This happens throughout the world, and Down Under it’s no exception. With over a hundred thousand Bengalis from India and Bangladesh living here, today we see the religious carnival organised widely by Bengali community associations in centres from Sydney to Perth. The number increases every year, particularly in Sydney and Melbourne where the oldest and largest are hosted by the Bengali Association of NSW and Bengali Association of Victoria respectively.

Hosting of this religious function as a public event began in Kolkata in the early 20th century when some interested community members initiated the celebration to be held within their localised area in makeshift temples, called ‘Pandals’. These were built using bamboo frames, tarpaulin and multi-coloured textiles at an outside venue open to all, irrespective of cast and creed. Durga Puja 2023

‘Pandal hopping’ is one of the favourite activities that people of Kolkata do during Durga Puja (Source: Supplied)

As community interest and participation increased, almost every suburb in Kolkata and throughout Bengal started organising these pujas. Over time these spread to other parts of India and overseas, becoming occasions for pageantry and entertainment.

Today, the four-day fiesta in the ‘City of Joy’, generally held as per the Hindu almanac in either September or October, is deemed as the greatest carnival on earth. Recently endorsed by UNESCO as an ‘Intangible Cultural Heritage of Humanity’ the cityscape during the four days takes the shape of an open-plan, outdoor art gallery, camouflaging its concrete-jungle image with a canopy of these makeshift artistic displays and tints of magical lighting after sundown. Some take the shape of iconic structures like the St Peters Basilica in the Vatican, the Lotus Temple in Delhi, or the Parliament House in Budapest. So intricate is the quality of the craftsmanship that they all look like the original version.

Durga Puja 2023
World’s tallest building Burj Khalifa Themed Pandal in Kolkata (Source: Twitter)

There’s plenty of novelty in the pandals – with building materials such as soft drink bottle caps, old gramophone records, broken crockery, jewellery boxes, earthen pitchers and sugarcane pulp.

Pandal made form household items (Source:Twitter)

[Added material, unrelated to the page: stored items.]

+__device__ __forceinline__ void dblock_h2_walk(char *xl, char *xr, char *ha, const float *__restrict__ xin, float *__restrict__ out,
+                                               const float4 *__restrict__ p0, const float4 *__restrict__ p1,
+                                               const float4 *__restrict__ p2, const float4 *__restrict__ pr,
+                                               const float *__restrict__ b0, const float *__restrict__ b1,
+                                               const float *__restrict__ b2, const float *__restrict__ br, int Lin, int Lo,
+                                               int *__restrict__ range_flag, const int *__restrict__ lens, int per_frame,
+                                               const float *__restrict__ audio, const float *__restrict__ fw,
+                                               const float *__restrict__ fb, int tiles, int n_items)
+{
+    __shared__ float fwl[AUDIO ? 256 : 1];
+    __shared__ __attribute__((aligned(16))) float bl[3 * fd::C];
+    const int tid0 = threadIdx.x;
+    const int n_wg = gridDim.x;
+    if (skip_after_previous_overflow(range_flag)) return;
+    fdk_dbw::Item it = fdk_dbw::live_from(blockIdx.x, n_wg, n_items, tiles, lens, per_frame, Lo);
+    if (it.item < 0) return;
+    constexpr int NX = AUDIO ? 7 : 8;
+    float nx[2][NX];
+    auto request = [&](const fdk_dbw::Item &q, int tid) {
+        const int pbase = fdk_dbw::pbase_of(q.tile);
+#pragma unroll
+        for (int k = 0; k < 2; ++k) {
+            const int u = k * 256 + tid, cg = u >> 7, cc = u & 127;
+            if constexpr (AUDIO) {
+                const float *xa = audio + (int64_t)q.b * Lin;
+#pragma unroll
+                for (int i = 0; i < 7; ++i) nx[k][i] = xa[(unsigned)fdk_dbw::audio_sample(pbase, cc, i, F, q.Lob)];
+            } else {
+                const int64_t at = (int64_t)fdk_dbw::pick_column(pbase, cc, q.Lob) * F;
+#pragma unroll
+                for (int c = 0; c < 8; ++c) nx[k][c] = xin[((int64_t)q.b * fd::C + cg * 8 + c) * Lin + at];
+            }
+        }
+    };
+    float4 wa[2][6], wr[2][2];
+    auto load_w = [&](const float4 *pk, int lane) {
+#pragma unroll
+        for (int q = 0; q < 2; ++q)
+#pragma unroll
+            for (int kg = 0; kg < 6; ++kg) wa[q][kg] = pk[(q * 6 + kg) * 64 + lane];
+    };
+    auto bias = [&](f32x16 &ah, f32x16 &al, int layer, int hi) {
+#pragma unroll
+        for (int r = 0; r < 16; ++r) { ah[r] = bl[layer * fd::C + drow(r, hi)]; al[r] = 0.0f; }
+    };
+    request(it, tid0);
+    load_w(p0, tid0 & 63);
+    if constexpr (AUDIO) fwl[tid0] = tid0 < 224 ? fw[tid0] : fb[tid0 - 224];
+    if (tid0 < 3 * fd::C) {
+        const int ch = tid0 & (fd::C - 1);
+        bl[tid0] = tid0 < fd::C ? b0[ch] : (tid0 < 2 * fd::C ? b1[ch] : b2[ch] + br[ch]);
+    }
+    if (tid0 < 128) {
+        const int g = tid0 >> 4, row = g < 4 ? g : 128 + g, part = tid0 & 15;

The innovative themes in the décor now blend antiquity with modernity, and range from exhibiting rural Bengal craftsmanship and Rajasthan folklore to Buddhist temples, British royalty, African jungles, even Brazilian football. Some organizers are brave enough to adopt themes around burning social issues such as religious harmony, empowerment of women, and climate change. Durga Puja 2023

The design and style of the deity also reflect the induction of talent.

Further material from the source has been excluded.